• [DESCRIPTION OF THE TASK] Please give back, word for word, only the lines starting at the one containing "mnext_ready = false;" and ending at the one containing "if (a.embed_reg_mask != 0" within the material below.

START RECORDS FOR THE TASK

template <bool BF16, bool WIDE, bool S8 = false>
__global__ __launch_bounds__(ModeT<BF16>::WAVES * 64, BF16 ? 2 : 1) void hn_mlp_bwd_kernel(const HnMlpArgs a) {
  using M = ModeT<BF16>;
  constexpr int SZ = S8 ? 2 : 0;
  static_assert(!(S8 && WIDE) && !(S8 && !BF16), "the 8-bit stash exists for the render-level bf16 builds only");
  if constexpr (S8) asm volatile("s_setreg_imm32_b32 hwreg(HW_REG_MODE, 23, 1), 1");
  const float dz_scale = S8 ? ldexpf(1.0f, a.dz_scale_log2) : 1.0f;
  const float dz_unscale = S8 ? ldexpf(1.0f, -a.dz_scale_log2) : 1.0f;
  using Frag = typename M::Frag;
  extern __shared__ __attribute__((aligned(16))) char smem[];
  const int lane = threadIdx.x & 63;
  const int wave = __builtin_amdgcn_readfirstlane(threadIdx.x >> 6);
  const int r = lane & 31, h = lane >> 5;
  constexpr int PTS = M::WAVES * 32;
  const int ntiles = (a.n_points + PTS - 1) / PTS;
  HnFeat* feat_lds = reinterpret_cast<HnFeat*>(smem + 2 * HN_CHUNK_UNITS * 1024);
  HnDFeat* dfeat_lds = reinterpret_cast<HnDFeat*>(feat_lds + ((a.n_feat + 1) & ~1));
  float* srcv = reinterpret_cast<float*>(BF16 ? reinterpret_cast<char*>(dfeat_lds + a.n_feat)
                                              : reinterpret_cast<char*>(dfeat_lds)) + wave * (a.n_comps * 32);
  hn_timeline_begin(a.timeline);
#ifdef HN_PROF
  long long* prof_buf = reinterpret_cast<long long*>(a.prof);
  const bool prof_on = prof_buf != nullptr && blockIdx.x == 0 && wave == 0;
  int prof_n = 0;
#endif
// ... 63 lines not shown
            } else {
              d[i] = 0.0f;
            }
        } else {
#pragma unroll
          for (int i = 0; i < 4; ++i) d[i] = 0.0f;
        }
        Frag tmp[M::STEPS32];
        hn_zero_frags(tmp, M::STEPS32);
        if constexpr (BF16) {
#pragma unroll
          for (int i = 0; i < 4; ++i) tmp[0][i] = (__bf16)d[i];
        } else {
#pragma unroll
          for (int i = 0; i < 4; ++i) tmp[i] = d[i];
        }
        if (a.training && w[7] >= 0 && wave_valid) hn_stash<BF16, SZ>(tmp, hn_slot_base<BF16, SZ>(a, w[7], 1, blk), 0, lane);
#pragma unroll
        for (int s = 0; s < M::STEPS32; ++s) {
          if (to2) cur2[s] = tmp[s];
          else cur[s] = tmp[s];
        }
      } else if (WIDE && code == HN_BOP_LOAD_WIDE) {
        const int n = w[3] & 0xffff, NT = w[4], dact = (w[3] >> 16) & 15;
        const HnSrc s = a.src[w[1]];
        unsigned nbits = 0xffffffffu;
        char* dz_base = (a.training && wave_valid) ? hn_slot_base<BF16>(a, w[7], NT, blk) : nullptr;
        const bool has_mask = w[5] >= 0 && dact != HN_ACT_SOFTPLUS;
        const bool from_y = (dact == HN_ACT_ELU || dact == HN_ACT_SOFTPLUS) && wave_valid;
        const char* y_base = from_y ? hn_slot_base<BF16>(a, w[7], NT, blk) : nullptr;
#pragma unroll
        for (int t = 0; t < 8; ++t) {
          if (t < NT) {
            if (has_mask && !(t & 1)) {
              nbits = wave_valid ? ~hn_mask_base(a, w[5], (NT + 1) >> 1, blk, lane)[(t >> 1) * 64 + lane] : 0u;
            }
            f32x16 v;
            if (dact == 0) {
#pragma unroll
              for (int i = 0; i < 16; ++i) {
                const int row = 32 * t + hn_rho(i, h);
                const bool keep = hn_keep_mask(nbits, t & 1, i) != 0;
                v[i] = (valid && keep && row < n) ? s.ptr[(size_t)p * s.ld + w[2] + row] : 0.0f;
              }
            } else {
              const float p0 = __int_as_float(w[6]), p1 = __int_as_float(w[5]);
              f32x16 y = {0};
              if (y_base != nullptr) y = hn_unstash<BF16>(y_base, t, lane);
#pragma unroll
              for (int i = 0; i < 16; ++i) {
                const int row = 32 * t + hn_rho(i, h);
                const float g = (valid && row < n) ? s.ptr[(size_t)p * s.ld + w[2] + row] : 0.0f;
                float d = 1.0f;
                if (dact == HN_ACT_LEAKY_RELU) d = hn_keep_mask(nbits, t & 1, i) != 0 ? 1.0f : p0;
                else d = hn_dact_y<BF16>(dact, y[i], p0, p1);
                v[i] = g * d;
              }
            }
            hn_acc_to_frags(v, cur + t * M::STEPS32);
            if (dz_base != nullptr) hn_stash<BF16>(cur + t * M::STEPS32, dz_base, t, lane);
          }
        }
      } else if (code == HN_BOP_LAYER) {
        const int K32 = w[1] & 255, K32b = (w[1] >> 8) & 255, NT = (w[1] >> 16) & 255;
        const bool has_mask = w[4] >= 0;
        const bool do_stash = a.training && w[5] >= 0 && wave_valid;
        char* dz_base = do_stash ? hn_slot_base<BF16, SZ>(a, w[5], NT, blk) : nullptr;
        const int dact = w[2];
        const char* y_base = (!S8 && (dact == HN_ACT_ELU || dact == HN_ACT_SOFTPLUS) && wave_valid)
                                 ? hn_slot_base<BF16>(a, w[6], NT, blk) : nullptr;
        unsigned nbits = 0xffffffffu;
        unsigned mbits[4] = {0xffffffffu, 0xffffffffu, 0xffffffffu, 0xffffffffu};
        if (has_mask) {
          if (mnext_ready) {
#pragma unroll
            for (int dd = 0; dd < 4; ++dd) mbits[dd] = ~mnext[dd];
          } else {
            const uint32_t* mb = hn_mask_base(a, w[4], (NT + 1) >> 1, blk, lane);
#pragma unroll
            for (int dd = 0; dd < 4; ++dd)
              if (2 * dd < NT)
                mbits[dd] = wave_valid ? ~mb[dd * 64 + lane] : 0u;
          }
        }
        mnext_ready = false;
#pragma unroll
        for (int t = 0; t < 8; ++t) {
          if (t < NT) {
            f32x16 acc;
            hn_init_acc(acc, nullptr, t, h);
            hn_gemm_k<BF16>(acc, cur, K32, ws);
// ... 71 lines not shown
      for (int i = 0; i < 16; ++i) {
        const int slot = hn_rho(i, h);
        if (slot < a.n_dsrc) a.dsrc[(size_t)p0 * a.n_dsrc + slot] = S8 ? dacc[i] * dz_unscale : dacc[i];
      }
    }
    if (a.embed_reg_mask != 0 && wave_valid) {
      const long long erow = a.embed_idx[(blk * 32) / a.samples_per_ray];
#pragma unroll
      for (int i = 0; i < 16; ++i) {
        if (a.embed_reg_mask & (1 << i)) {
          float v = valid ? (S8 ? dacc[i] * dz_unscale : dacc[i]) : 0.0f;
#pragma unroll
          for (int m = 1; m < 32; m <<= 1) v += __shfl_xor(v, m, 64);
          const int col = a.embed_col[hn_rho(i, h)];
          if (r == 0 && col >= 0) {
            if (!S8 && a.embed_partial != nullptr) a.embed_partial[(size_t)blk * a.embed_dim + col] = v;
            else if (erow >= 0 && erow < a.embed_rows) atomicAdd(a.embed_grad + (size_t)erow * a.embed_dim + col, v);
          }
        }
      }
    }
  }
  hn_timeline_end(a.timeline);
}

END RECORDS FOR THE TASK

• [YOUR SOLUTION]
        mnext_ready = false;
#pragma unroll
        for (int t = 0; t < 8; ++t) {
          if (t < NT) {
            f32x16 acc;
            hn_init_acc(acc, nullptr, t, h);
            hn_gemm_k<BF16>(acc, cur, K32, ws);
// ... 71 lines not shown
      for (int i = 0; i < 16; ++i) {
        const int slot = hn_rho(i, h);
        if (slot < a.n_dsrc) a.dsrc[(size_t)p0 * a.n_dsrc + slot] = S8 ? dacc[i] * dz_unscale : dacc[i];
      }
    }
    if (a.embed_reg_mask != 0 && wave_valid) {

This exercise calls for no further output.